The Sugiura procedure for patients with hemorrhagic portal hypertension secondary to extrahepatic portal vein thrombosis.

作者信息

Orozco H, Takahashi T, Mercado M A, Garcia-Tsao G, Hernandez-Ortiz J

机构信息

Department of Surgery, Portal Hypertension Clinic, Instituto Nacional de la Nutricion Salvador Zubiran, Mexico City.

出版信息

Surg Gynecol Obstet. 1991 Jul;173(1):45-8.

PMID:1866670
Abstract

The Sugiura procedure (SP) was performed upon 27 patients with hemorrhagic portal hypertension secondary to extrahepatic portal vein thrombosis (EPVT) without associated hepatic disease.
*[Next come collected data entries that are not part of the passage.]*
# RoboticExplorationLab/TortoiseSat.jl

Measured on AMD Instinct MI355X. Metric: AL-iLQR trajectory solves/sec (1000 knots), higher is better.
Workload: dtype f64

## Files before the change

### tortoisesat.jl_amd/csrc/tsat_device.hpp

```cpp
#pragma once
#include <stdint.h>
#include "../../include/tortoise_hip.h"

#ifdef TSAT_EMU
#include <cmath>
namespace tsat_emu { int lane(); void sync(); void* lds(); double* xch(); }
#define TSAT_DEV inline
#define TSAT_PHASE inline
#define TSAT_FWD inline
#define TSAT_GLOBAL
#define TSAT_CONSTMEM
#define TSAT_LANE() (tsat_emu::lane())
#define TSAT_SYNC() (tsat_emu::sync())
#define TSAT_SYNC_LDS() (tsat_emu::sync())
#define TSAT_SCHED_FENCE() ((void)0)
#define TSAT_WAIT_LDS() ((void)0)
#define TSAT_NO_UNROLL
#define TSAT_ATOMIC_ADD(ptr, v) __atomic_fetch_add((ptr), (v), __ATOMIC_RELAXED)
#define TSAT_ATOMIC_LOAD(ptr) __atomic_load_n((ptr), __ATOMIC_RELAXED)
#define TSAT_UNIFORM_INT(x) (x)
#else
#define TSAT_DEV __device__ __forceinline__
#define TSAT_PHASE __device__ __noinline__
#if defined(TSAT_DENSE)
#define TSAT_FWD __device__ __noinline__
#else
#define TSAT_FWD __device__ __forceinline__
#endif
#if defined(__HIP_DEVICE_COMPILE__) && __HIP_DEVICE_COMPILE__
#define TSAT_GLOBAL __attribute__((address_space(1)))
#define TSAT_CONSTMEM __attribute__((address_space(4)))
#else
#define TSAT_GLOBAL
#define TSAT_CONSTMEM
#endif
#define TSAT_LANE() ((int)threadIdx.x)
#define TSAT_SYNC() __syncthreads()
#define TSAT_SYNC_LDS()                                       \
  do {                                                        \
    __builtin_amdgcn_fence(__ATOMIC_RELEASE, "wavefront");    \
    __builtin_amdgcn_wave_barrier();                          \
    __builtin_amdgcn_fence(__ATOMIC_ACQUIRE, "wavefront");    \
  } while (0)
#define TSAT_SCHED_FENCE() __builtin_amdgcn_sched_barrier(0)
#define TSAT_WAIT_LDS() __builtin_amdgcn_s_waitcnt(0xC07F)
#define TSAT_NO_UNROLL _Pragma("unroll 1")
#define TSAT_ATOMIC_ADD(ptr, v) atomicAdd((ptr), (v))
#define TSAT_ATOMIC_LOAD(ptr) __hip_atomic_load((ptr), __ATOMIC_RELAXED, __HIP_MEMORY_SCOPE_AGENT)
#define TSAT_UNIFORM_INT(x) __builtin_amdgcn_readfirstlane((int)(x))
#endif

#if !defined(TSAT_EMU)
#pragma clang fp contract(on)
#endif

namespace tsat {

#ifdef TSAT_F32
typedef float cfg_real;
#else
typedef double cfg_real;
#endif
typedef double acc_t;
constexpr int RPU = 16 / (int)sizeof(cfg_real);
#ifdef TSAT_JAC32
typedef float jac_t;
#else
typedef cfg_real jac_t;
#endif
constexpr int RPUJ = 16 / (int)sizeof(jac_t);

#if defined(TSAT_F32) && !defined(TSAT_OCC)
#define TSAT_OCC 2
#endif

constexpr int WAVE = 64;
#if defined(TSAT_F32) && TSAT_OCC == 4
constexpr int CK = 16;
#else
constexpr int CK = 32;
#endif
constexpr int PSTRIDE = 64;
constexpr int NSTORE = 12;
constexpr int N_FEW = 4;
enum { P_X0 = 0, P_XF = 7, P_QD = 14, P_QFD = 21, P_RD = 28, P_ULO = 31, P_UHI = 34, P_J = 37, P_JI = 46,
       P_TAU0 = 55, P_DTAU = 56, P_DT = 57,
       P_TAU0L = 61, P_DTAUL = 62 };
constexpr int FS = 7;
template <int ES> struct PkRec {
  static constexpr int FSR = ES ? 6 : FS;
  static constexpr int QQ = 54;
  static constexpr int LX = ES ? 60 : 70, LU = ES ? 66 : 77, LUU = ES ? 69 : 80;
  static constexpr int RECS = ES ? 72 : 84;
  static constexpr int SLOT = (64 / 16) * RECS + RPUJ;
};
struct TvRec {
  static constexpr int FSR = FS, LX = 70, LU = 77, LUU = 80, QQ = 83, RECS = 89;
};
constexpr int TV_CHB = 52;
template <int ES> struct BwdCfg {
  static constexpr int NH = ES ? 6 : 7;
  static constexpr int RECS = PkRec<ES>::RECS;
#if defined(TSAT_F32)
  static constexpr int CHB = (TSAT_OCC == 2) ? (ES ? 63 : 54) : (TSAT_OCC == 3) ? (ES ? 39 : 34) : (ES ? 27 : 23);
#elif defined(TSAT_JAC32) && defined(TSAT_DENSE)
  static constexpr int CHB = ES ? 59 : 50;
#elif defined(TSAT_JAC32)
  static constexpr int CHB = 64;
#elif defined(TSAT_DENSE)
  static constexpr int CHB = ES ? 29 : 25;
#else
  static constexpr int CHB = ES ? 64 : 55;
#endif
};
constexpr int KDW = 24, XUW = 10, LMW = 6, BSW = 9;
template <typename real> constexpr size_t pad16(size_t n) { return (n + (16 / sizeof(real)) - 1) / (16 / sizeof(real)) * (16 / sizeof(real)); }
template <typename real> constexpr size_t xu_stride(int NS) { return pad16<real>((size_t)NS * XUW); }
template <typename real> constexpr size_t kd_stride(int NS) { return (size_t)(NS - 1) * KDW; }
template <typename real> constexpr size_t lam_stride(int NS) { return pad16<real>((size_t)(NS - 1) * LMW); }
template <typename real> constexpr size_t u0_stride(int NS) { return (size_t)(NS - 1) * 3; }

template <typename real>
struct KArgs {
  int T, N, n_tab, max_ls;
  tsat_options opt;
  const real* P;
  const real* BT;
  const int* bidx;
  const int* nk;
  const real* U0;
  real* XU;
  real* KD;
  real* LAM;
  real* CAND;
  tsat_stats* stats;
  double* trace;
  int trace_rows;
  real* JW;
  int pk_few = 0;
  int suspend_at = 0;
  int* live = nullptr;
  int* susp_n = nullptr;
  int* susp_ids = nullptr;
  void* susp_state = nullptr;
};

constexpr int TSAT_JW_REALS_PER_4 = 16 * (4 * 84 + 4);

template <typename real>
struct TPtrs {
  TSAT_GLOBAL real* XU;
  TSAT_GLOBAL real* KD;
  TSAT_GLOBAL real* LAM;
  TSAT_GLOBAL real* CAND;
  const TSAT_GLOBAL real* bt;
  TSAT_GLOBAL real* XU0;
  int cur;
};
TSAT_DEV int cand_slab(int cur, int c) { return (c < cur) ? c : c + 1; }
template <typename real>
TSAT_DEV TSAT_GLOBAL real* slab_ptr(const TPtrs<real>& p, int N, int id) {
  return (id == 0) ? p.XU0 : p.CAND + (size_t)(id - 1) * (size_t)N * XUW;
}

constexpr int L_RED = 0;
constexpr int L_TR = L_RED + 64;
constexpr int TR_HJI = PSTRIDE, TR_HH = PSTRIDE + 9, TR_US = PSTRIDE + 10;
// ... 1374 lines not shown
          l = p.LAM[(size_t)k * LMW + 3 + m] + mu * clo;
          l = l > 0 ? l : (real)0; l = l < dmax ? l : dmax;
          p.LAM[(size_t)k * LMW + 3 + m] = l;
        }
      }
    } else {
      for (int i = 0; i < 7; ++i)
        if ((term_mask >> i) & 1) c = fmax_(c, fabs_(p.XU[(size_t)k * XUW + i] - tr.xf[i]));
    }
  }
  return wave_max(c, lds + L_RED);
}

template <typename real>
TSAT_PHASE real adopt_and_gradient(TPtrs<real> p, int N, int jw) {
  real* lds = lds_base<real>();
  const int lane = TSAT_LANE();
  const TSAT_GLOBAL real* Cg = p.CAND + (size_t)(jw >= 0 ? jw : 0) * (size_t)N * XUW;
  real g = 0;
  for (int k = lane; k < N; k += WAVE) {
    real r[10];
    const TSAT_GLOBAL real* src = (jw >= 0) ? (Cg + (size_t)k * XUW) : (p.XU + (size_t)k * XUW);
    for (int i = 0; i < 10; ++i) r[i] = src[i];
    if (jw >= 0)
      for (int i = 0; i < 10; ++i) p.XU[(size_t)k * XUW + i] = r[i];
    if (k < N - 1) {
      real m = 0;
      for (int c = 0; c < 3; ++c) m = fmax_(m, fabs_(p.KD[(size_t)k * KDW + 21 + c]) / (fabs_(r[7 + c]) + (real)1));
      g += m;
    }
  }
  g = wave_sum(g, lds + L_RED);
  return g / (real)(N - 1);
}

template <typename real>
TSAT_PHASE real todorov_gradient(const TSAT_GLOBAL real* XUs, const TSAT_GLOBAL real* KDg, int N) {
  real* lds = lds_base<real>();
  const int lane = TSAT_LANE();
  real g = 0;
  for (int k = lane; k < N - 1; k += WAVE) {
    real m = 0;
    for (int c = 0; c < 3; ++c) m = fmax_(m, fabs_(KDg[(size_t)k * KDW + 21 + c]) / (fabs_(XUs[(size_t)k * XUW + 7 + c]) + (real)1));
    g += m;
  }
  g = wave_sum(g, lds + L_RED);
  return g / (real)(N - 1);
}

template <typename real>
struct Resume {
  acc_t Jprev;
  real mu, rho, drho, grad, nu[7];
  int outer, it, djz, inner_iters, ls_trials, n_backward, n_forward, bp_restarts, fp_fails, trow;
  int cur, pad;
};
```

There were 14 female and 13 male patients. The mean age was 28 +/- 14 years. The causes of EPVT were protein C deficiency in two; antithrombin III deficiency in one patient, a history of omphalitis in two patients, a history of pancreatitis in one patient and idiopathy in 21 patients. The SP was completed in two surgical stages in 14 patients and in one stage in nine. There was one operative death. One patient had mild postoperative encephalopathy, and two patients rebled at long term follow-up study. Actuarial survival rate was 82 per cent at five and ten years. It is concluded that the SP is a good alternative for the management of hemorrhagic portal hypertension secondary to EPVT.

摘要

对27例继发于肝外门静脉血栓形成(EPVT)且无相关肝脏疾病的出血性门静脉高压患者实施了杉浦手术(SP)。其中女性患者14例,男性患者13例。平均年龄为28±14岁。EPVT的病因:2例为蛋白C缺乏;1例为抗凝血酶III缺乏;2例有脐炎病史;1例有胰腺炎病史;21例病因不明。14例患者分两个手术阶段完成SP,9例患者分一个阶段完成手术。有1例手术死亡。1例患者术后出现轻度脑病,2例患者在长期随访研究中再次出血。5年和10年的精算生存率分别为82%。结论是,SP是治疗继发于EPVT的出血性门静脉高压的一种良好选择。